Wednesday, November 19, 2014

Schwarzbier Brewday

I finally got a chest freezer for making lagers and generally controlling the temp of my beers. For an automatic thermostat, I got an STC-1000 which is awesome enough as it is, but a guy in the local homebrew club flashed it with the STC-1000+ ROM. That free upgrade allows you to program the STC-1000 plus with up to 9 fermentation profiles, which can each have their own series of temperature points and associated durations. Apparently one would normally have to pay $200+ for a commercially produced controller with those features.

In any case, for my first lager I decided to brew a 5-gallon batch of Schwarzbier following the recipe of p. 81 of Brewing Classic Styles.

German Schwarzbier
5 gallons
9# German Pils
1# German Munich
11oz Carafa Special II

Hallertau, 1.65oz, 4.0%, 60min
Hallertau, 0.5oz, 4.0%, 60min
Hallertau, 0.5oz, 4.0%, 60min (ended up adding .85 oz at flameout because I didn't want any leftover Hallertau hops).

Mash at 151F, boil 90 mins.

WLP830 - German Lager

Made a large yeast starter on 11/5/14.

Brewed 11/8/14 at a friends house. Didn't really check the OG etc.... but I believe I did get the right volume.

When the boiled wort was chilled to around 100F, I siphoned to a 6-gallon carboy and placed in the 45F fridge.

The next morning, the fridge and beer were at 55F. Pitched the whole starter, shook the carboy to aerate a little bit, then let it ferment.

Fermentation profile programmed into the SCT-1000+ is 2 weeks at 50F, ramp to 60F over 1 day, hold at 60F 2 days, ramp down to 50, hold for a day, then ramp to 35F and hold there.

By the afternoon of 11/11, there was a nice krausen and bubbling, By 11/16 it seemed to be at high krausen. Still bubbling and a bit of krausen on 11/19.

It doesn't smell like ale fermentation.... a little harsh. But we'll see how it ends up.

Transferred to secondary on 12/4/14, after the beer had entered the lagering period at 35F.

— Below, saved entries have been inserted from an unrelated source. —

def _param_spec(w, stride, pad, act, bn):
    k = id(w)
    ent = _PSPECS.get(k)
    if ent is None or ent[0]() is not w:
        ent = _PSPECS[k] = (weakref.ref(w, lambda _r, k=k: _PSPECS.pop(k, None)), {})
    key = (int(stride), int(pad), int(act), id(bn))
    sp = ent[1].get(key)
    if sp is None or sp.bn is not bn:
        sp = ent[1][key] = ConvSpec(stride, pad, act, bn)
    return sp


def fp8_eligible(C, K, dtype, rows):
    return dtype == torch.bfloat16 and C % 128 == 0 and K % 8 == 0 and K >= 32 and rows * C < 0xFFFFFFF0


def set_fp8(model, on=True, min_k=3):
    n = 0
    for m in model.modules():
        if isinstance(m, torch.nn.Conv2d) and m.groups == 1 and m.kernel_size[0] >= min_k \
                and fp8_eligible(m.in_channels, m.out_channels, torch.bfloat16, 0):
            m.dmy_fp8 = bool(on)
            n += 1
    PARAM_GEN[0] += 1
    return n


_F8_WS = [0]


def _f8_ws():
    _F8_WS[0] = call('dmy_fp8_quant_ws_elems')
    return _F8_WS[0]


F8_DELAYED = [os.environ.get('DMY_F8_DELAYED', '1') == '1']


F8_HEADROOM = [float(os.environ.get('DMY_F8_HEADROOM', '1'))]


class F8Emit:
    __slots__ = ('buf', 'p', 'valid', 'numel')

    def __init__(self, dev):
        nb = call('dmy_bn_act_f8_blocks')
        self.buf = torch.zeros(3, nb, dtype=torch.float32, device=dev)
        self.p, self.valid, self.numel = 0, False, 0

    def run(self, z, scale, shift, act, res, rps, y, yps, M, K):
        y8 = torch.empty(M * K, dtype=torch.uint8, device=z.device)
        used = f32(1, z.device)
        call('dmy_bn_act_fwd_f8', ptr(z), K, ptr(scale), ptr(shift), act, ptr(res), rps, ptr(y), yps, M, K, ptr(y8),
             ptr(self.buf[self.p]), ptr(self.buf[1 - self.p]), ptr(used), F8_HEADROOM[0], ptr(self.buf[2]), stream())
        self.p ^= 1
        out = (y8, used) if self.valid else None
        self.valid, self.numel = True, M * K
        return out

    def saturated(self):
        n = float(self.buf[2].sum()) if self.valid else 0.0
        return n, n / max(1, self.numel)


def f8_saturation(model):
    out = {}
    for name, mod in model.named_modules():
        if not isinstance(mod, torch.nn.Conv2d):
            continue
        sps = [_SPECS[mod]] if mod in _SPECS else []
        ent = _PSPECS.get(id(mod.weight))
        if ent is not None and ent[0]() is mod.weight:
            sps += list(ent[1].values())
        for sp in sps:
            if isinstance(sp.f8_emit, F8Emit):
                out[name] = sp.f8_emit.saturated()
    return out


def _fp8_weight(weight, spec, wkey, dev):
    K, C, KH, KW = weight.shape
    fc = spec.f8cache
    if fc is not None and fc[0] == wkey:
        return fc[1], fc[2]
    w8 = torch.empty(weight.numel(), dtype=torch.uint8, device=dev)
    ws = f32(K, dev)
    call('dmy_conv_wprep_fp8', ptr(weight.detach().contiguous()), ptr(w8), ptr(ws), K, C, KH, KW, stream())
    spec.f8cache = (wkey, w8, ws)
    return w8, ws


def _fp8_operands(x, xps, weight, spec, wkey, f8in=None):
    if f8in is not None:
        x8, amax = f8in
    else:
        N, C, H, W = x.shape
        rows = N * H * W
        x8 = torch.empty(rows * C, dtype=torch.uint8, device=x.device)
        amax = f32(_F8_WS[0] or _f8_ws(), x.device)
        call('dmy_fp8_quant', ptr(x), rows, C, xps, ptr(x8), ptr(amax), stream())
    return (x8, amax, *_fp8_weight(weight, spec, wkey, x.device))


def prep_weight(w, dtype, need_t, Cp=None):
    K, C, KH, KW = w.shape
    Cp = Cp or C
    wc = w.detach().contiguous()
    wf = torch.empty((K, KH * KW * Cp), dtype=dtype, device=w.device)
    wt = torch.empty((C, KH * KW * K), dtype=dtype, device=w.device) if need_t else None
    call('dmy_conv_wprep', DT[dtype], ptr(wc), ptr(wf), ptr(wt), K, C, Cp, KH, KW, stream())
    return wf, wt


VW = {torch.float32: 4, torch.bfloat16: 8}


def vec_ok(dtype, chans=(), strides=(), tensors=()):
    vw = VW[dtype]
    return not (any(c % vw for c in chans) or any(s % vw for s in strides) or any(t.data_ptr() % 16 for t in tensors))


def vec_check(what, dtype, chans=(), strides=(), tensors=(), max_vecs=None):
    if not vec_ok(dtype, chans, strides, tensors) or (max_vecs and any(c // VW[dtype] > max_vecs for c in chans)):
        raise NotImplementedError(f'{what}: channel counts {list(chans)} / pixel strides {list(strides)} must be '
# ... 391 lines not shown
        dz, dzps = new_act(ctx.g.N, K, ctx.g.OH, ctx.g.OW, z), K
        zero, one = const_vec(K, 0.0, dev), const_vec(K, 1.0, dev)
        call('dmy_bn_bwd_apply', dt, ptr(z), K, ptr(dy), dps, ptr(one), ptr(zero), ptr(zero), ptr(one),
             ctx.spec.act, ptr(one), ptr(zero), ptr(zero), ptr(dz), K, M, K, stream())
    if ctx.has_bias and want_bias:
        P = call('dmy_bn_reduce_rows', dt, ptr(dz), dzps, None, 0, M, K)
        ps_, pq_ = f32(P * K, dev), f32(P * K, dev)
        call('dmy_bn_stats', dt, ptr(dz), dzps, M, K, ptr(ps_), ptr(pq_), stream())
        dbias = _pgrad(ctx, 0, K, dev)
        call('dmy_reduce_rows', ptr(ps_), P, K, ptr(dbias), 0, stream())
    return dz, dzps, dbias


def _dgrad(ctx, dt, dz, dzps, wt, z):
    g = ctx.g
    N, C, H, W, K, k, M = g.N, g.C, g.H, g.W, g.K, g.k, g.M
    if g.Cp != C or g.s2d:
        raise NotImplementedError('input gradient of a channel-padded stem conv')
    buf, bps, acc = sink_target(ctx.xsink, N, C, H, W, z)
    if g.groups != 1:
        _dw_check(dt, buf, wt, dz, g, bps, dzps)
        KernelTimer.run('dwconv_dgrad', g.flops(), 'dmy_dwconv_dgrad', dt, ptr(dz), ptr(wt), ptr(buf), acc, N, H, W, C,
                        bps, k, k, g.s, g.p, g.OH, g.OW, dzps, stream(), tag=g.tag(),
                        nbytes=z.element_size() * (M * C + k * k * C + (1 + acc) * N * H * W * C))
        return sink_result(ctx.xsink, buf)
    KernelTimer.run('conv_dgrad', g.flops(), 'dmy_conv_dgrad', dt, ptr(dz), ptr(wt), ptr(buf), acc, N, H, W, C, bps, K,
                    k, k, g.s, g.p, g.OH, g.OW, dzps, stream(), tag=g.tag(),
                    nbytes=z.element_size() * (M * K + K * C * k * k + (1 + acc) * N * H * W * C))
    return sink_result(ctx.xsink, buf)


def _conv_wgrad(ctx, dt, x, dz, dzps, with_bias=False):
    g = ctx.g
    K, C, k, dev = g.K, g.C, g.k, dz.device
    if g.groups != 1:
        dw, zeroed = _wgrad_target(ctx, (K, 1, k, k), dev)
        _dw_check(dt, x, dz, dz, g, g.xps, dzps)
        P = call('dmy_dwconv_wgrad_rows', g.M, C)
        if with_bias:
            part, dbias = f32(P * (k * k + 1) * C, dev), _pgrad(ctx, 0, K, dev)
            KernelTimer.run('dwconv_wgrad', g.flops(), 'dmy_dwconv_wgrad_bias', dt, ptr(x), ptr(dz), ptr(part), *g.dw(),
                            dzps, stream(), tag=g.tag(),
                            nbytes=x.element_size() * (g.N * g.H * g.W * C + g.M * C) + 4 * (k * k + 1) * C)
            call('dmy_dwconv_wgrad_bias_finalize', ptr(part), P, C, k, k, ptr(dw), int(zeroed), ptr(dbias), 0,
                 stream())
            return dw, dbias
        part = f32(P * k * k * C, dev)
        KernelTimer.run('dwconv_wgrad', g.flops(), 'dmy_dwconv_wgrad', dt, ptr(x), ptr(dz), ptr(part), *g.dw(), dzps,
                        stream(), tag=g.tag(),
                        nbytes=x.element_size() * (g.N * g.H * g.W * C + g.M * C) + 4 * k * k * C)
        call('dmy_dwconv_wgrad_finalize', ptr(part), P, C, k, k, ptr(dw), int(zeroed), stream())
        return dw, None
    dw, zeroed = _wgrad_target(ctx, (K, C, k, k), dev)
    if g.s2d:
        dwo = f32(K * 9 * g.s2d, dev)
        _wgrad(dt, x, dz, dzps, dwo, g, 0)
        call('dmy_conv_wgrad_s2d_to_oihw', ptr(dwo), ptr(dw), K, C, g.s2d, stream())
    elif k == 1 and g.Cp == C:
        _wgrad(dt, x, dz, dzps, dw, g, WGRAD_OIHW | (WGRAD_ZEROED if zeroed else 0))
    else:
        dwo = f32(K * g.Cp * k * k, dev)
        _wgrad(dt, x, dz, dzps, dwo, g, 0)
        call('dmy_conv_wgrad_to_oihw', ptr(dwo), ptr(dw), K, C, g.Cp, k, k, stream())
    return dw, None


class ConvBNActFn(torch.autograd.Function):
    @staticmethod
    def forward(ctx, x, weight, bias, gamma, beta, res, spec, xsink=None, rsink=None, grad_on=True, out=None, spd=False):
        f8in, prod = getattr(x, '_dmy_f8', None), getattr(x, '_dmy_prod', None)
        need_grad = grad_on and any(ctx.needs_input_grad[:6])
        bn = spec.bn
        train_bn = bn is not None and (bn.training or not bn.track_running_stats)
        infer = not need_grad and not train_bn
        x, g, wf, wt, wkey = _conv_operands(x, weight, spec, need_grad, infer)
        f8 = _conv_fp8(x, g, weight, spec, wkey, f8in, prod, infer)
        res, rps = pixel_stride(res) if res is not None else (None, 0)
        oshape = _spd_shape(g, x, res) if spd else (g.N, g.K, g.OH, g.OW)
        act_pass = spd or bn is not None or spec.act != ACT_NONE or res is not None
        out, yps = out_view(out and out[0], oshape, x) if act_pass else (None, None)
        yps = oshape[1] if out is None else yps
        if infer and spd:
            return _conv_infer_spd(x, g, wf, bias, spec, out, yps, f8)
        if infer:
            return _conv_infer(x, g, wf, bias, spec, res, rps, out, yps, f8)
        z, link = new_act(g.N, g.K, g.OH, g.OW, x), None
        if bn is None:
            _launch_conv_fwd(x, g, wf, bias, z, g.K, None, None, f8=f8)
            y = _act_pass(g, z, const_vec(g.K, 1.0, x.device), const_vec(g.K, 0.0, x.device), spec, res, rps, out, yps,
                          False, spd) if act_pass else z
            saved = (x, wt, z)
        else:
            stats = _conv_bn_stats(x, g, wf, bias, z, bn, train_bn, f8)
            saved = (x, wt, z, *stats, bn.weight)
            if (spec.defer and DEFER_AFFINE[0] and train_bn and need_grad and x.dtype == torch.bfloat16 and
                    spec.act == ACT_NONE and res is None and out is None and g.K % 8 == 0 and f8 is None and
                    g.groups == 1 and not spd):
                y, link = z, _defer_affine(z, stats, spec.act, g.K)
            else:
                y = _act_pass(g, z, stats[0], stats[1], spec, res, rps, out, yps, True, spd)
                if x.dtype == torch.bfloat16 and g.K % 128 == 0 and train_bn and not spd:
                    y._dmy_prod = spec
        _save_ctx(ctx, saved, g, spec, train_bn, link, weight, bias, gamma, beta, res is not None, xsink, rsink, spd)
        return y

    @staticmethod
    def backward(ctx, dy):
        g, spec = ctx.g, ctx.spec
        x, wt, z, *bnt = ctx.saved_tensors
        dy, dps = (vec_view if ctx.spd else pixel_stride)(dy.to(z.dtype))
        K, dev, dt = g.K, dy.device, dcode(dy)
        dbias = dgamma = dbeta = fused = None
        bias_in_wgrad = _dw_bias_in_wgrad(ctx)
        if spec.bn is not None:
            *stats, gamma = bnt
            *coef, dgamma, dbeta = _bn_bwd_coef(ctx, dt, dy, dps, z, stats, gamma)
            fused = None if ctx.spd else _bwd1x1(ctx, dy, dps, x, wt, z, stats, coef)
            if ctx.spd:
                dz, dzps = new_act(g.N, K, g.OH, g.OW, z), K
                call('dmy_bn_bwd_apply_s2d', dt, ptr(z), K, ptr(dy), dps, *map(ptr, stats), spec.act, *map(ptr, coef),
                     ptr(dz), K, g.N, g.OH, g.OW, K, stream())
            elif fused is None:
                dz, dzps = new_act(g.N, K, g.OH, g.OW, z), K
                call('dmy_bn_bwd_apply', dt, ptr(z), K, ptr(dy), dps, *map(ptr, stats), spec.act, *map(ptr, coef),
                     ptr(dz), K, g.M, K, stream())
            if ctx.has_bias and ctx.train_bn:
                dbias = _pgrad(ctx, 0, K, dev, zero=True)
        else:
            dz, dzps, dbias = _act_bias_bwd(ctx, dt, dy, dps, z, want_bias=not bias_in_wgrad)
        if fused is not None:
            dx, dw = fused
        else:
            dx = _dgrad(ctx, dt, dz, dzps, wt, z) if ctx.needs_input_grad[0] else None
            dw = None
            if ctx.needs_input_grad[1]:
                dw, db = _conv_wgrad(ctx, dt, x, dz, dzps, bias_in_wgrad)
                dbias = db if bias_in_wgrad else dbias
        dres = (dy if ctx.rsink is None else ctx.rsink.passthrough(dy)) if ctx.has_res else None
        return dx, dw, dbias, dgamma, dbeta, dres, None, None, None, None, None, None


def conv_bn_act(x, weight, bias, bn, stride, pad, act, res=None, spec=None, xsink=None, rsink=None, out=None,
                defer=False, spd=False):
    if spec is None:
        spec = _param_spec(weight._base if weight._base is not None else weight, stride, pad, act, bn)
    spec.defer = bool(defer)
    gamma = bn.weight if bn is not None else None
    beta = bn.bias if bn is not None else None
    return ConvBNActFn.apply(x, weight, bias, gamma, beta, res, spec, xsink, rsink, torch.is_grad_enabled(),
                             [out] if out is not None else None, bool(spd))



def _actbn_stats(z, g, spec, bn, train_bn):
    K, M, dev = g.K, g.M, z.device
    scale, shift = f32(K, dev), f32(K, dev)
    if not train_bn:
        call('dmy_bn_eval_coef', ptr(bn.weight), ptr(bn.bias), ptr(bn.running_mean), ptr(bn.running_var),
             float(bn.eps), K, ptr(scale), ptr(shift), stream())
        return scale, shift, const_vec(K, 0.0, dev), const_vec(K, 1.0, dev)
    mean, invstd = f32(K, dev), f32(K, dev)
    P = call('dmy_bn_partial_rows', M)
    psum, psq = f32(P * K, dev), f32(P * K, dev)
    call('dmy_actbn_stats', dcode(z), ptr(z), K, spec.act, M, K, ptr(psum), ptr(psq), stream())
    psum, psq, P = _fold_partials(psum, psq, P, K, dev)
    upd = int(bn.training and bn.track_running_stats)
    if upd:
        PARAM_GEN[0] += 1
    mom = bn.momentum if bn.momentum is not None else 0.0
    call('dmy_bn_finalize', ptr(psum), ptr(psq), P, K, float(M), ptr(bn.weight), ptr(bn.bias),
         ptr(bn.running_mean) if upd else None, ptr(bn.running_var) if upd else None,
         ptr(bn.num_batches_tracked) if upd else None, float(mom), float(bn.eps), upd,
         ptr(mean), ptr(invstd), ptr(scale), ptr(shift), stream())
    return scale, shift, mean, invstd


def _actbn_infer(x, g, wf, bias, spec, res, rps, y, yps):
    scale, shift = eval_coef(spec, x.device)
    dt = dcode(x)
    if g.groups != 1 and g.k != 9:
        z = new_act(g.N, g.K, g.OH, g.OW, x)
        _launch_conv_fwd(x, g, wf, bias, z, g.K, None, None)
        call('dmy_actbn_fwd', dt, ptr(z), g.K, spec.act, ptr(scale), ptr(shift), ptr(res), rps, ptr(y), yps, g.M, g.K,
             stream())
        return y
    if g.groups != 1:
        _dw_check(dt, x, wf, y, g, g.xps, yps)
        KernelTimer.run('dwconv_fwd', g.flops(), 'dmy_dwconv_fwd_actbn', dt, ptr(x), ptr(wf), ptr(bias), ptr(y), *g.dw(),
                        yps, ptr(scale), ptr(shift), spec.act, ptr(res), rps, stream(), tag=g.tag(),
                        nbytes=x.element_size() * (g.N * g.H * g.W * g.C + g.k * g.k * g.C + g.M * g.C))
        return y
    t = new_act(g.N, g.K, g.OH, g.OW, x)
    _launch_conv_fwd(x, g, wf, bias, t, g.K, None, None, epi=(None, None, spec.act, None, 0))
    call('dmy_actbn_fwd', dt, ptr(t), g.K, ACT_NONE, ptr(scale), ptr(shift), ptr(res), rps, ptr(y), yps, g.M, g.K, stream())
    return y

Bottled on 1/3/15, using table sugar as a priming solution. I will wait a bit longer before popping the first bottle, since I hear lager yeast takes longer to carbonate.



 

Thursday, November 6, 2014

Brett IPA #2 Review

So I finally brewed the same beer twice. Well, almost. This recipe had only one difference from the previous version, which was the addition of the Acid Malt. But the process was slightly different too, since I let the primary fermentation go for two weeks instead of one before adding the dry hops. Let's see if it makes a substantial different in the results…..


Appearance: Golden-orange, hazy with Brett yeast. Solid white head that leaves good lacing around the glass.

Aroma: Bright with hops. Fruity like mangoes or so, but with a dank side too.

Taste: Similar to the aroma: fruity, tropical juicy, but with a solid bitterness. To me it tastes a little more bitter than the last one.

Mouthfeel: Carbonation is on the higher end of moderate. Definitely not as highly carbed as my first Brett IPA. The body is not spritzy but still light.

Overall:Very good. My brother said it tasted like a commercial-quality IPA. I'm not sure if the acid malt made any difference compared to previous batch, but I definitely do detect the lower carbonation in this one. I think for next time a carbonation level around 2.5 would be better, as would a slight reduction in the IBUs. Not sure the acid malt added anything that I can detect.

I think I prefer the previous batch, which I believe benefitted from the lighter body and the slightly lower bitterness.